PICK A SIDE: Will you watch TV shows or movies that deal with COVID-19?


Published November 13, 2020 at 7:34 pm


The pandemic has dragged on for more than half a year now, and, with the number of new daily cases continuing to increase, it means more lockdowns could be looming.

When the first round of total lockdowns was implemented, many turned to TV and movies to help them get through it—the number of new Netflix subscribers increased dramatically during the spring months.

However, now that the new season of fall shows are starting to resume, some have started incorporating COVID-19 into their storylines.

This season’s first episode of The Good Doctor—a medical drama—is dealing with storylines associated with the virus, as is NCIS New Orleans.

But, do people want this?

When the pandemic first started, and many people were forced to lock themselves inside and away from the rest of the world, TV and movies became a distraction of a sort—people turned to them to escape reality.
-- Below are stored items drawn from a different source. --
-__device__ __forceinline__ uint32_t smem_u32(const void* p) { return (uint32_t)__cvta_generic_to_shared(p); }
-__device__ __forceinline__ void mbar_init(uint64_t* bar, uint32_t count) {
-  asm volatile("mbarrier.init.shared::cta.b64 [%0], %1;" ::"r"(smem_u32(bar)), "r"(count) : "memory");
-}
-__device__ __forceinline__ void mbar_expect_tx(uint64_t* bar, uint32_t bytes) {
-  asm volatile("mbarrier.arrive.expect_tx.shared::cta.b64 _, [%0], %1;" ::"r"(smem_u32(bar)), "r"(bytes) : "memory");
-}
-__device__ __forceinline__ void mbar_wait(uint64_t* bar, uint32_t parity) {
-  uint32_t done = 0;
-  for (uint32_t spin = 0; spin < (1u << 26); ++spin) {
-    asm volatile("{ .reg .pred p; mbarrier.try_wait.parity.shared::cta.b64 p, [%1], %2; selp.u32 %0, 1, 0, p; }" : "=r"(done) : "r"(smem_u32(bar)), "r"(parity) : "memory");
-    if (done) return;
-  }
-  __trap();
-}
-__device__ __forceinline__ void tma_load_tile(void* dst, const CUtensorMap* map, uint64_t* bar, int scalar0, int item) {
-  asm volatile("cp.async.bulk.tensor.3d.shared::cluster.global.tile.mbarrier::complete_tx::bytes [%0], [%1, {%3, %4, %5}], [%2];"
-               ::"r"(smem_u32(dst)), "l"(map), "r"(smem_u32(bar)), "r"(0), "r"(scalar0), "r"(item) : "memory");
-}
+template <bool RET> __device__ __forceinline__ uint32_t bucket_add(uint32_t* ctr, uint32_t key) {
+  const uint32_t ones = __ballot_sync(0xffffffffu, key == 0);
+  uint32_t slot = 0;
+  if (ones) {
+    const uint32_t lane = threadIdx.x & 31, leader = __ffs(ones) - 1;
+    uint32_t old = 0;
+    if (lane == leader) {
+      if (RET) old = atomicAdd(ctr, (uint32_t)__popc(ones));
+      else atomicAdd(ctr, (uint32_t)__popc(ones));
+    }
+    if (RET) slot = __shfl_sync(0xffffffffu, old, leader) + __popc(ones & ((1u << lane) - 1));
+  }
+  if (key != 0 && key != ~0u) {
+    if (RET) slot = atomicAdd(&ctr[key], 1u);
+    else atomicAdd(&ctr[key], 1u);
+  }
+  return slot;
+}
+
 
 template <class S, int CT>
-__global__ void __launch_bounds__(SORT_THREADS) msm_sort_kernel(const __grid_constant__ CUtensorMap smap, const S* __restrict__ extras, int N, int n_extra, int c_rt, int W_rt,
-                                                                 int NB, int table_stride, uint32_t* __restrict__ counts, uint32_t* __restrict__ entries, long long cap0,
-                                                                 unsigned long long* __restrict__ total_entries) {
-  const int c = CT ? CT : c_rt, W = CT ? (256 + CT - 1) / CT : W_rt;
-  extern __shared__ __align__(128) uint8_t sort_smem[];
-  S* tile = reinterpret_cast<S*>(sort_smem);
-  uint64_t* bars = reinterpret_cast<uint64_t*>(sort_smem + 2 * SORT_TILE * sizeof(S));
-  uint32_t* hist = reinterpret_cast<uint32_t*>(bars + 2);
-  uint32_t* tmp = hist + NB + 1;
-  const int k = blockIdx.x, t = threadIdx.x;
-  const uint32_t half = 1u << (c - 1);
-  const int ntiles = (N + SORT_TILE - 1) / SORT_TILE;
-  if (t == 0) { mbar_init(&bars[0], 1); mbar_init(&bars[1], 1); asm volatile("fence.mbarrier_init.release.cluster;" ::: "memory"); }
-  for (int b = t; b <= NB; b += SORT_THREADS) hist[b] = 0;
-  __syncthreads();
-  uint32_t* ent = entries + (long long)k * cap0;
-
-  auto digits = [&](const S& sm, uint32_t idx, auto scatter_c) {
-    constexpr bool scatter = decltype(scatter_c)::value;
-    S s = sm.from_mont();
-    if (s.is_zero()) return;
-    uint32_t carry = 0;
+__global__ void __launch_bounds__(DIG_THREADS) msm_tile_digits_kernel(const S* __restrict__ scalars, long long sstride, const S* __restrict__ extras, int N,
+                                                                      int n_extra, int c_rt, int NB, uint16_t* __restrict__ dig, uint32_t* __restrict__ tcnt) {
+  const int c = CT ? CT : c_rt, W = (256 + c - 1) / c, WP = dig_stride(W), TS = 1 << tile_log(W);
+  extern __shared__ uint32_t hist[];
+  const int t = blockIdx.x, k = blockIdx.y, T = gridDim.x;
+  const uint32_t half = 1u << (c - 1), mask = (1u << c) - 1;
+  for (int b = threadIdx.x; b < NB; b += DIG_THREADS) hist[b] = 0;
+  __syncthreads();
+  for (int j = threadIdx.x; j < TS; j += DIG_THREADS) {
+    const int i = t * TS + j;
+    const bool live = i < N + n_extra;
+    S s = S::zero();
+    if (i < N) s = ldg_fe(scalars + (long long)k * sstride + i);
+    else if (live) s = ldg_fe(extras + (long long)k * n_extra + (i - N));
+    s = s.from_mont();
+    uint2* out = reinterpret_cast<uint2*>(dig + (((long long)k * T + t) * TS + j) * WP);
+    uint32_t carry = 0, lo = 0, hi = 0;
 #pragma unroll
     for (int w = 0; w < W; ++w) {
       const int bit = w * c, limb = bit >> 5, off = bit & 31;
       uint64_t v64 = s.l[limb];
       if (limb + 1 < 8) v64 |= (uint64_t)s.l[limb + 1] << 32;
-      uint32_t v = ((uint32_t)(v64 >> off) & ((1u << c) - 1)) + carry, neg = 0;
+      uint32_t v = ((uint32_t)(v64 >> off) & mask) + carry, neg = 0;
       if (v > half) { v = (1u << c) - v; neg = 1; carry = 1; } else carry = 0;
-      if (v) {
-        if (scatter) { const uint32_t pos = atomicAdd(&hist[v - 1], 1u); ent[pos] = (uint32_t)(w * table_stride + idx) | (neg << 31); }
-        else atomicAdd(&hist[v - 1], 1u);
+      bucket_add<false>(hist, v ? v - 1 : ~0u);
+      const uint32_t d = v ? v | neg << 15 : 0;
+      switch (w & 3) { case 0: lo = d; hi = 0; break; case 1: lo |= d << 16; break; case 2: hi = d; break; default: hi |= d << 16; }
+      if (live && ((w & 3) == 3 || w == W - 1)) out[w >> 2] = make_uint2(lo, hi);
+    }
+  }
+  __syncthreads();
+  uint32_t* row = tcnt + ((long long)k * T + t) * NB;
+  for (int b = threadIdx.x; b < NB; b += DIG_THREADS) row[b] = hist[b];
+}
+
+__global__ void __launch_bounds__(PREFIX_THREADS) msm_tile_prefix_kernel(uint32_t* __restrict__ tcnt, int T, int NB, uint32_t* __restrict__ counts,
+                                                                          unsigned long long* __restrict__ total_entries) {
+  __shared__ uint32_t red[PREFIX_THREADS / 32];
+  const int k = blockIdx.y, q = blockIdx.x * PREFIX_THREADS + threadIdx.x, NQ = NB / 4;
+  uint32_t tot = 0;
+  if (q < NQ) {
+    uint4* p = reinterpret_cast<uint4*>(tcnt + (long long)k * T * NB) + q;
+    uint4 run = make_uint4(0, 0, 0, 0);
+    for (int t0 = 0; t0 < T; t0 += 8) {
+      uint4 x[8];
+#pragma unroll
+      for (int u = 0; u < 8; ++u) if (t0 + u < T) x[u] = p[(long long)(t0 + u) * NQ];
+#pragma unroll
+      for (int u = 0; u < 8; ++u) if (t0 + u < T) {
+        p[(long long)(t0 + u) * NQ] = run;
+        run.x += x[u].x; run.y += x[u].y; run.z += x[u].z; run.w += x[u].w;
       }
     }
-  };
-  auto issue = [&](int stage, int it) {
-    const int s0 = it * SORT_TILE;
-    int nbox = (N - s0 + SORT_BOX - 1) / SORT_BOX; if (nbox > SORT_TILE / SORT_BOX) nbox = SORT_TILE / SORT_BOX;
-    mbar_expect_tx(&bars[stage], (uint32_t)(nbox * SORT_BOX * sizeof(S)));
-    for (int j = 0; j < nbox; ++j) tma_load_tile(tile + stage * SORT_TILE + j * SORT_BOX, &smap, &bars[stage], s0 + j * SORT_BOX, k);
-  };
-  uint32_t phase[2] = {0, 0};
-  for (int pass = 0; pass < 2; ++pass) {
-    if (t == 0) issue(0, 0);
-    for (int it = 0; it < ntiles; ++it) {
-      const int st = it & 1;
-      if (t == 0 && it + 1 < ntiles) issue(st ^ 1, it + 1);
-      mbar_wait(&bars[st], phase[st]); phase[st] ^= 1;
-      const int i = it * SORT_TILE + t;
-      if (i < N) { if (pass) digits(tile[st * SORT_TILE + t], (uint32_t)i, std::true_type()); else digits(tile[st * SORT_TILE + t], (uint32_t)i, std::false_type()); }
-      __syncthreads();
-    }
-    if (t < n_extra) { const S ex = ldg_fe(extras + (long long)k * n_extra + t); if (pass) digits(ex, (uint32_t)(N + t), std::true_type()); else digits(ex, (uint32_t)(N + t), std::false_type()); }
-    __syncthreads();
-    if (pass == 0) {
-      for (int b = t; b < NB; b += SORT_THREADS) counts[(long long)k * NB + b] = hist[b];
-      __syncthreads();
-      block_scan_excl(hist, NB, tmp);
-      if (t == 0) atomicAdd(total_entries, (unsigned long long)hist[NB]);
-    }
+    reinterpret_cast<uint4*>(counts + (long long)k * NB)[q] = run;
+    tot = run.x + run.y + run.z + run.w;
+  }
+  for (int d = 16; d >= 1; d >>= 1) tot += __shfl_down_sync(0xffffffffu, tot, d);
+  if ((threadIdx.x & 31) == 0) red[threadIdx.x >> 5] = tot;
+  __syncthreads();
+  if (threadIdx.x == 0) {
+    unsigned long long s = 0;
+    for (int w = 0; w < PREFIX_THREADS / 32; ++w) s += red[w];
+    atomicAdd(total_entries, s);
+  }
+}
+
+template <int CT>
+__global__ void __launch_bounds__(SCAT_THREADS, CT ? 2 : 1) msm_tile_scatter_kernel(const uint16_t* __restrict__ dig, const uint32_t* __restrict__ tcnt,
+                                                                            const uint32_t* __restrict__ counts, int n_terms, int c_rt, int NB, int table_stride,
+                                                                            uint32_t* __restrict__ entries, long long cap0) {
+  const int c = CT ? CT : c_rt, W = (256 + c - 1) / c, WP = dig_stride(W), tl = tile_log(W), TS = 1 << tl;
+  extern __shared__ uint32_t sc_smem[];
+  uint32_t* cur = sc_smem;
+  uint32_t* dst = cur + NB + 1;
+  uint32_t* tmp = dst + NB + 1;
+  uint32_t* stage = tmp + 32;
+  const int t = blockIdx.x, k = blockIdx.y, T = gridDim.x, tid = threadIdx.x;
+  const uint32_t* cnt_k = counts + (long long)k * NB;
+  const uint32_t* before = tcnt + ((long long)k * T + t) * NB;
+  const uint32_t* upto = t + 1 < T ? before + NB : cnt_k;
+  for (int b = tid; b < NB; b += SCAT_THREADS) { cur[b] = __ldg(upto + b) - __ldg(before + b); dst[b] = __ldg(cnt_k + b); }
+  __syncthreads();
+  block_scan_excl(cur, NB, tmp);
+  block_scan_excl(dst, NB, tmp);
+  const uint32_t n_ent = cur[NB];
+  for (int b = tid; b < NB; b += SCAT_THREADS) dst[b] += __ldg(before + b) - cur[b];
+  __syncthreads();
+  constexpr int JN = 1024 / SCAT_THREADS;
+  const uint16_t* dig_t = dig + ((long long)k * T + t) * TS * WP;
+  for (int q = 0; q < WP; q += 4) {
+    uint32_t key[JN][4], word[JN][4];
+#pragma unroll
+    for (int u = 0; u < JN; ++u) {
+      const int j = tid + u * SCAT_THREADS;
+      uint2 g = make_uint2(0, 0);
+      if (j < TS && t * TS + j < n_terms) g = __ldg(reinterpret_cast<const uint2*>(dig_t + (long long)j * WP + q));
+#pragma unroll
+      for (int r = 0; r < 4; ++r) {
+        const uint32_t d = ((r & 2) ? g.y : g.x) >> ((r & 1) * 16) & 0xffffu;
+        key[u][r] = (d & 0x7fffu) - 1;
+        word[u][r] = (d & 0x8000u) | (uint32_t)(q + r) << tl | (uint32_t)j;
+      }
+    }
+    uint32_t slot[JN][4];
+#pragma unroll
+    for (int u = 0; u < JN; ++u)
+#pragma unroll
+      for (int r = 0; r < 4; ++r) slot[u][r] = bucket_add<true>(cur, key[u][r]);
+#pragma unroll
+    for (int u = 0; u < JN; ++u)
+#pragma unroll
+      for (int r = 0; r < 4; ++r) if (key[u][r] != ~0u) stage[slot[u][r]] = key[u][r] << 16 | word[u][r];
+  }
+  __syncthreads();
+  uint32_t* ent = entries + (long long)k * cap0;
+  const uint32_t i0 = (uint32_t)(t * TS), wmask = (1u << (15 - tl)) - 1;
+#pragma unroll 4
+  for (uint32_t p = tid; p < n_ent; p += SCAT_THREADS) {
+    const uint32_t s = stage[p], w = (s >> tl) & wmask;
+    ent[dst[s >> 16] + p] = (w * (uint32_t)table_stride + i0 + (s & (TS - 1))) | (s & 0x8000u) << 16;
   }
 }
 
@@ -328,19 +389,6 @@
   buckets[(long long)k * NB + b] = acc;
 }
 
-typedef CUresult (*EncodeTiledFn)(CUtensorMap*, CUtensorMapDataType, cuuint32_t, void*, const cuuint64_t*, const cuuint64_t*, const cuuint32_t*, const cuuint32_t*,
-                                  CUtensorMapInterleave, CUtensorMapSwizzle, CUtensorMapL2promotion, CUtensorMapFloatOOBfill);
-static EncodeTiledFn encode_tiled_fn() {
-  static EncodeTiledFn fn = nullptr;
-  if (!fn) {
-    void* p = nullptr; cudaDriverEntryPointQueryResult qr;
-    TB_CUDA(cudaGetDriverEntryPoint("cuTensorMapEncodeTiled", &p, cudaEnableDefault, &qr));
-    if (qr != cudaDriverEntryPointSuccess || !p) throw CudaError("cuTensorMapEncodeTiled is not available from this driver");
-    fn = reinterpret_cast<EncodeTiledFn>(p);
-  }
-  return fn;
-}
-
 template <class B, bool FIRST, int M, int MINB>
 static void launch_round_t(Ctx* ctx, dim3 grid, size_t fwd_smem, size_t bwd_smem, const uint32_t* counts, int NB, int r, const uint32_t* entries, const Aff<B>* table, const Aff<B>* in,
                            long long cap_in, Aff<B>* out, long long cap_out, B* pre, B* tree, uint32_t* meta, const uint32_t* n_items, int R, uint32_t n_trees) {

If the TV shows that are currently airing start including COVID-19 in their episodes, it will take away the ability of those watching it to escape.

However, many people enjoy watching TV shows that explore the problems and issues we experience in real life, and COVID-19 is certainly that.

Watching TV shows where the characters are dealing with the virus could present an opportunity for viewers to reconcile their own feelings with it.

When the pandemic first started, movies that dealt with similar situations, such as Contagion and Outbreak, were some of the most-streamed movies during those initial months.

Further, it could allow a positive response to the virus—if TV characters take the virus seriously, take precautions, and follow the accepted health advice, it could encourage viewers in the real world to do so as well.

Conversely, it could also cause viewers to react negatively, particularly those who may be dealing with a recent loss caused by the virus—they may feel certain networks are profiting off of a virus that took someone they love.

Moreover, many dramas that tackle difficult topics often air much later than the events they’re depicting, which allows those who lived through them some time to process and heal.

Airing content related to COVID-19 while the pandemic is still ongoing could exacerbate feelings of stress and anxiety many people are already struggling with.

So, Mississauga, what do you think? Would you watch TV shows or movies that deal with COVID-19?